アデコ執行役員・人財紹介事業本部長で「Spring転職エージェント」最高責任者の板倉啓一郎氏
アデコ執行役員・人財紹介事業本部長で「Spring転職エージェント」最高責任者の板倉啓一郎氏

「成し遂げたこと・スキル」「適応力」「貪欲さ」

   Spring転職エージェントは、世界最大の人材サービス会社アデコ(本社・スイス)の日本法人が運営する転職サービスだ。特長は2つある。1つは、業種でなく職種ごとに部門を分けて専門性を高め、他では得られない深い情報を提供する「職種別専門性」の体制を構築していること。
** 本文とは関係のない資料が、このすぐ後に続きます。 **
#define MFMA_TILES(X, CB, NT, XP) X(CB, NT, 16, 4, 4, 8, XP) X(CB, NT, 8, 8, 4, 8, XP) X(CB, NT, 4, 4, 4, 4, XP)
#define MFMA_INSTANCES(X) MFMA_TILES(X, 8, 1, 1) MFMA_TILES(X, 16, 1, 0) MFMA_TILES(X, 16, 2, 0) MFMA_TILES(X, 8, 1, 0) MFMA_TILES(X, 8, 2, 0)
#define C8_INSTANCES(X) X(1, 32, 4, 4) X(2, 32, 4, 4) X(1, 16, 8, 4) X(2, 16, 8, 4) X(1, 8, 4, 4) X(2, 8, 4, 4)
#define S16_SMALL(X, CB, NT, XP)                                                                                       \
  X(CB, NT, 16, 4, 4, 8, XP, 0, 0) X(CB, NT, 16, 4, 4, 8, XP, 0, 1) X(CB, NT, 16, 4, 4, 8, XP, 0, 3)                     \
  X(CB, NT, 8, 8, 4, 8, XP, 0, 0) X(CB, NT, 8, 8, 4, 8, XP, 0, 1) X(CB, NT, 8, 8, 4, 8, XP, 0, 3) X(CB, NT, 4, 4, 4, 4, XP, 0, 3)
#define S16_LARGE(X, CB, XP) X(CB, 1, 16, 8, 4, 8, XP, 0, 0) X(CB, 1, 16, 8, 4, 8, XP, 0, 1) X(CB, 1, 16, 8, 4, 8, XP, 0, 3)
#define S16_DB_PLAIN(X, CB, NT) X(CB, NT, 16, 4, 4, 8, 0, 2, 0) X(CB, NT, 16, 4, 4, 8, 0, 2, 1) X(CB, NT, 16, 4, 4, 8, 0, 2, 3)
#define S16_DB_XP(X)                                                                                                   \
  X(8, 1, 16, 8, 4, 8, 1, 2, 0) X(8, 1, 16, 8, 4, 8, 1, 2, 1) X(8, 1, 16, 8, 4, 8, 1, 2, 2) X(8, 1, 16, 8, 4, 8, 1, 2, 3) \
// ... 226 lines not shown
}
static inline bool conv3d_tile_prologue(int Cin, int Cout, const vx_config& cfg) {
  return conv_config(Cin, Cout, cfg).S16 && conv3d_s16_prologue_ok(Cin, Cout);
}
static inline bool conv3d_tile_xblk_prologue(int Cin, int Cout, int xblk) {
  const int csrc = Cin / 2;
  return s16_config(Cin, Cout).CB == 16 && csrc % 16 == 0 && conv3d_pow2((int64_t)xblk * csrc);
}
static inline int conv3d_prologue_ok(int D, int H, int W, int Cin, int Cout, const vx_config& cfg) {
  if (!conv3d_channels_ok(Cin, Cout)) return 0;
  return conv3d_xp8_applies(D, H, W, Cin, Cout, cfg) || conv3d_tile_prologue(Cin, Cout, cfg) ? 1 : 0;
}
static inline int conv3d_skip_prologue_ok(int D, int H, int W, int Cin, int Cout, int xblk, const vx_config& cfg) {
  if (Cin <= 0 || Cout <= 0 || Cin % 16 || Cout % 8 || (xblk != 1 && xblk != 2 && xblk != 4)) return 0;
  if (Cin == 16 && conv3d_xp8_applies(D, H, W, Cin, Cout, cfg)) return 1;
  return conv3d_tile_prologue(Cin, Cout, cfg) && conv3d_tile_xblk_prologue(Cin, Cout, xblk) ? 1 : 0;
}
static inline int conv3d_upfuse_ok(int D, int H, int W, int Cin, int Cout, const vx_config& cfg) {
  if (cfg.s16_no_upfuse) return 0;
  if (Cin == 16 && conv3d_xp8_applies(D, H, W, Cin, Cout, cfg)) return 1;
  return conv3d_zc16_16to16(D, H, W, Cin, Cout, cfg) ? 2 : 0;
}
static inline int conv3d_pool_layout(int D, int H, int W, int Cin, int Cout, const vx_config& cfg) {
  if (cfg.s16_no_poolfuse) return 0;
  if (Cin == 8 && conv3d_xp8_applies(D, H, W, Cin, Cout, cfg)) return 1;
  return conv3d_zc16_16to16(D, H, W, Cin, Cout, cfg) ? 2 : 0;
}
static inline int conv3d_presplit_ok(int D, int H, int W, int Cin, int Cout, const vx_config& cfg) {
  return Cin == 8 && conv3d_xp8_applies(D, H, W, Cin, Cout, cfg) ? 1 : 0;
}
static inline int conv3d_poolfin_ok(int Cin, int Cout, const vx_config& cfg) {
  if (Cin != 8 || Cout <= 0 || Cout % 8 || Cout % 32 == 0) return 0;
  return conv3d_tile_prologue(Cin, Cout, cfg) ? 1 : 0;
}

#define ROUTE_FAIL(code, ...)                          \
  do {                                                 \
    snprintf(r->err, sizeof(r->err), __VA_ARGS__);     \
    return (code);                                     \
  } while (0)
constexpr int ROUTE_DECLINED = 1;

static inline void route_instance(Conv3dRoute* r, int kernel, int np, int a = 0, int b = 0, int c = 0, int d = 0, int e = 0, int f = 0,
                                  int g = 0, int h = 0, int i = 0) {
  const int p[9] = {a, b, c, d, e, f, g, h, i};
  r->kernel = kernel; r->np = np;
  for (int k = 0; k < 9; ++k) r->p[k] = p[k];
}
static inline void route_tiles(Conv3dRoute* r, const vx_conv3d_args& a, int txv, int ty, int tz) {
  r->tiles_x = conv3d_tiles_along(a.W, txv); r->tiles_y = conv3d_tiles_along(a.H, ty); r->tiles_z = conv3d_tiles_along(a.D, tz);
  r->mx = conv3d_magic(r->tiles_x); r->my = conv3d_magic(r->tiles_y); r->mz = conv3d_magic(r->tiles_z);
}
static inline void route_columns(Conv3dRoute* r, const vx_conv3d_args& a, int tz, int stat_tiles) {
  r->tiles_x = a.W / 32; r->tiles_y = a.H / 8; r->tiles_z = 1; r->kz = a.D / tz;
  const int cps = r->tiles_x * r->tiles_y;
  r->nitems = (int)((int64_t)a.N * cps);
  r->mcps = conv3d_magic(cps); r->mx = conv3d_magic(r->tiles_x);
  r->stat_epc = stat_tiles / cps;
}

static inline int route_xp8w(const vx_conv3d_args& a, int stat_tiles, Conv3dRoute* r) {
  const int nch = a.Cin / 8;
  route_columns(r, a, 4 / nch, stat_tiles);
  const int cps = r->tiles_x * r->tiles_y;
  r->rep = (a.in_mean && a.in_repeat > 1 && a.N % a.in_repeat == 0) ? a.in_repeat : 1;
  r->mrep = conv3d_magic(r->rep);
  if ((int64_t)a.N * cps >= (1ll << 31)) ROUTE_FAIL(VX_E_SHAPE, "vx_conv3d_k3(xp8w): too many columns");
  if (a.stats_partial && (stat_tiles % cps || a.act != VX_ACT_NONE || (a.drop_mode != VX_DROP_NONE && !a.pool_out) || a.head_out))
    ROUTE_FAIL(VX_E_SHAPE, "vx_conv3d_k3(xp8w): statistics go with a plain epilogue");
  const int pre = a.in_split ? 2 : (a.in_mean ? 1 : 0);
  if (a.in_split && (a.Cin != 8 || a.in_xblk || a.in_pitch != 8 || a.up_in || !a.stats_partial))
    ROUTE_FAIL(VX_E_SHAPE, "vx_conv3d_k3(xp8w): a pre-split input (vx_prenorm_split) goes with a dense 8-channel tensor and the "
               "statistics epilogue (contr_1_2)");
  int epi;
  if (a.stats_partial) epi = a.pool_out ? 4 : 0;
  else if (a.head_out) epi = 2;
  else if (a.drop_mode == VX_DROP_HASH) epi = 1;
  else epi = 3;
  if (epi == 2 && a.act == VX_ACT_LRELU && a.drop_mode == VX_DROP_NONE) epi = 5;
  if (epi == 2 && !(a.act == VX_ACT_LRELU && a.drop_mode == VX_DROP_HASH)) return ROUTE_DECLINED;
  if (epi == 1 && a.act != VX_ACT_LRELU) return ROUTE_DECLINED;
  const int up = a.up_in ? (a.up_fused ? 2 : 1) : 0;
  if (a.pool_out && nch != 1) ROUTE_FAIL(VX_E_SHAPE, "vx_conv3d_k3(xp8w): the pooled output goes with Cin = 8");
  if (a.out_split) ROUTE_FAIL(VX_E_SHAPE, "vx_conv3d_k3(xp8w): out_split is an epilogue of the tile kernel");
  if (a.up_split && !up) ROUTE_FAIL(VX_E_SHAPE, "vx_conv3d_k3(xp8w): up_split without up_in");
  if (a.out_f16 && (epi != 1 || a.out_xblk || a.out_coff))
    ROUTE_FAIL(VX_E_SHAPE, "vx_conv3d_k3(xp8w): fp16 output goes with the LeakyReLU + dropout epilogue and a dense output tensor");
  if (a.in_f16 && !(nch == 1 && epi == 2 && pre == 0 && !up && !a.in_xblk))
    ROUTE_FAIL(VX_E_SHAPE, "vx_conv3d_k3(xp8w): fp16 input goes with the dense 8-channel layer that carries the fused head");
  const int in16 = (a.in_f16 ? 1 : 0) | (a.products == 1 ? 2 : 0);
  route_instance(r, CONV3D_XP8W, 6, nch, epi, pre, up, nch == 2 ? 8 : 4, in16);
  if (conv3d_instance_exists(CONV3D_XP8W, r->p, 6)) return VX_OK;
  if (a.products == 1 && !a.in_f16)
    ROUTE_FAIL(VX_E_SHAPE, "vx_conv3d_k3(xp8w): products = 1 exists for the MC-dropout forward's contr_1_2, upscale2 + expand_1_1 and "
               "expand_1_2 + head (nch %d, epilogue %d, prologue %d, up %d)", nch, epi, pre, up);
  if (up) ROUTE_FAIL(VX_E_SHAPE, "vx_conv3d_k3(xp8w): no fused up-convolution for this epilogue (act=%d, drop_mode=%d, statistics=%d)",
                     a.act, a.drop_mode, a.stats_partial ? 1 : 0);
  if (a.pool_out) ROUTE_FAIL(VX_E_SHAPE, "vx_conv3d_k3(xp8w): no pooled output for this epilogue");
  return ROUTE_DECLINED;
}

static inline int route_zc16(const vx_conv3d_args& a, int stat_tiles, Conv3dRoute* r) {
  if (a.in_xblk || a.head_out || a.in_split || a.in_f16 || a.out_f16 || (a.in_repeat > 1)) return ROUTE_DECLINED;
  if ((a.in_planar || a.out_planar) && (a.drop_mode == VX_DROP_MASK || !a.out || a.in_pitch != a.Cin || a.Cout != 16))
    ROUTE_FAIL(VX_E_SHAPE, "vx_conv3d_k3(zc16): the planar pre-split hand-over needs hash or no dropout and dense 16-channel tensors");
  if (a.up_in && (a.Cin != 16 || a.in_mean || a.stats_partial || a.up_pitch < 32 || a.up_pitch % 4 || (a.up_fused && (!a.acc_in || a.out_xblk || a.out_split))))
    ROUTE_FAIL(VX_E_SHAPE, "vx_conv3d_k3(zc16): the fused up-convolution (32 coarse channels -> the conv's 16 input channels) goes with an "
               "activation epilogue, no prologue, up_pitch >= 32 (got %d), up_w packed by vx_pack_convT_zc16; composed weights "
               "(up_fused: vx_pack_conv3d_upfused_zc16) only together with partial sums (acc_in) and a dense float or planar output", a.up_pitch);
  if (a.drop_mode == VX_DROP_MASK || !a.out) return ROUTE_DECLINED;
  route_columns(r, a, 2, stat_tiles);
  const int cps = r->tiles_x * r->tiles_y;
  if ((int64_t)a.N * cps >= (1ll << 31)) ROUTE_FAIL(VX_E_SHAPE, "vx_conv3d_k3(zc16): too many columns");
  if (a.in_pitch != a.Cin) return ROUTE_DECLINED;
  if (a.stats_partial && (stat_tiles % cps || a.act != VX_ACT_NONE || (a.drop_mode != VX_DROP_NONE && !a.pool_out)))
    ROUTE_FAIL(VX_E_SHAPE, "vx_conv3d_k3(zc16): statistics go with a plain epilogue");
  if (a.pool_out && (!a.stats_partial || a.Cin != 16)) ROUTE_FAIL(VX_E_SHAPE, "vx_conv3d_k3(zc16): the pooled output goes with statistics, 16 -> 16");
  int pre = 0;
  if (a.in_pool_flags) pre = 3;
  else if (a.in_mean) pre = 1;
  if ((pre == 1 && a.Cin != 16) || (pre == 3 && a.Cin != 8)) return ROUTE_DECLINED;
  if (a.in_planar) {
    if (a.Cin != 16 || pre != 0 || a.up_in || a.acc_in || a.stats_partial || !conv3d_aligned16(a.in) ||
        (conv3d_bytes)a.D * a.H * a.W * 64 >= CONV3D_2GIB)
      ROUTE_FAIL(VX_E_SHAPE, "vx_conv3d_k3(zc16): a planar pre-split input (in_planar) goes with 16 -> 16, an activation epilogue, no "
                 "prologue / up-convolution / partial sums, a 16-byte aligned tensor, one sample below 2 GiB");
    pre = 4;
  }
  if (a.out_planar && (a.stats_partial || a.out_pitch != 16 || a.out_coff != 0 || a.out_xblk || a.out_split || a.out == a.acc_in ||
                       (conv3d_bytes)a.D * a.H * a.W * 64 >= CONV3D_2GIB))
    ROUTE_FAIL(VX_E_SHAPE, "vx_conv3d_k3(zc16): a planar pre-split output (out_planar) goes with an activation epilogue into a dense "
               "16-channel tensor that is not the partial sums' (another layout), one sample below 2 GiB");
  int epi;
  if (a.stats_partial) epi = a.pool_out ? 4 : 0;
  else if (a.drop_mode == VX_DROP_HASH) { if (a.act != VX_ACT_LRELU) return ROUTE_DECLINED; epi = 1; }
  else epi = 3;
  if (a.out_split && a.stats_partial) ROUTE_FAIL(VX_E_SHAPE, "vx_conv3d_k3(zc16): out_split goes with the activation epilogues");
  if (a.out_planar) {
    if (a.Cin != 16 || pre != 0 || (epi != 1 && epi != 3) || ((a.acc_in != nullptr) != (a.up_in != nullptr)))
      ROUTE_FAIL(VX_E_SHAPE, "vx_conv3d_k3(zc16): out_planar goes with 16 -> 16, an activation epilogue, no prologue, and either partial "
                 "sums + the fused up-convolution together or neither");
    epi = epi == 1 ? 5 : 6;
  }
  if (a.acc_in && (a.Cin != 16 || pre != 0 || a.stats_partial || a.acc_pitch < 16 || a.acc_pitch % 4 || !conv3d_aligned16(a.acc_in) ||
                   (conv3d_bytes)a.D * a.H * a.W * a.acc_pitch * 4 >= CONV3D_2GIB))
    ROUTE_FAIL(VX_E_SHAPE, "vx_conv3d_k3(zc16): partial sums (acc_in) go with 16 -> 16, no prologue, an activation epilogue, a "
               "16-byte aligned tensor of pitch >= 16 (pitch %d), one sample below 2 GiB", a.acc_pitch);
  route_instance(r, CONV3D_ZC16, 5, a.Cin, epi, pre, a.acc_in ? 1 : 0, a.up_in ? 1 : 0);
  if (conv3d_instance_exists(CONV3D_ZC16, r->p, 5)) return VX_OK;
  if (a.up_in && !a.acc_in) ROUTE_FAIL(VX_E_SHAPE, "vx_conv3d_k3(zc16): no fused up-convolution for this epilogue");
  return ROUTE_DECLINED;
}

もう1つは、担当を企業側と人材側に分けず、すべてのコンサルタントが企業と転職希望者どちらともやり取りする「360度式コンサルティング」という人材紹介手法をとっていることだ。

   今年1月に発表された最新のオリコン「顧客満足度ランキング」転職エージェント部門で、Spring転職エージェントは堂々の1位に輝いた。その立役者となったのが、今回話を聞いた板倉氏。Spring転職エージェントのトップに就任した2014年からの4年で、売上高は約4倍増というめざましい実績を挙げている。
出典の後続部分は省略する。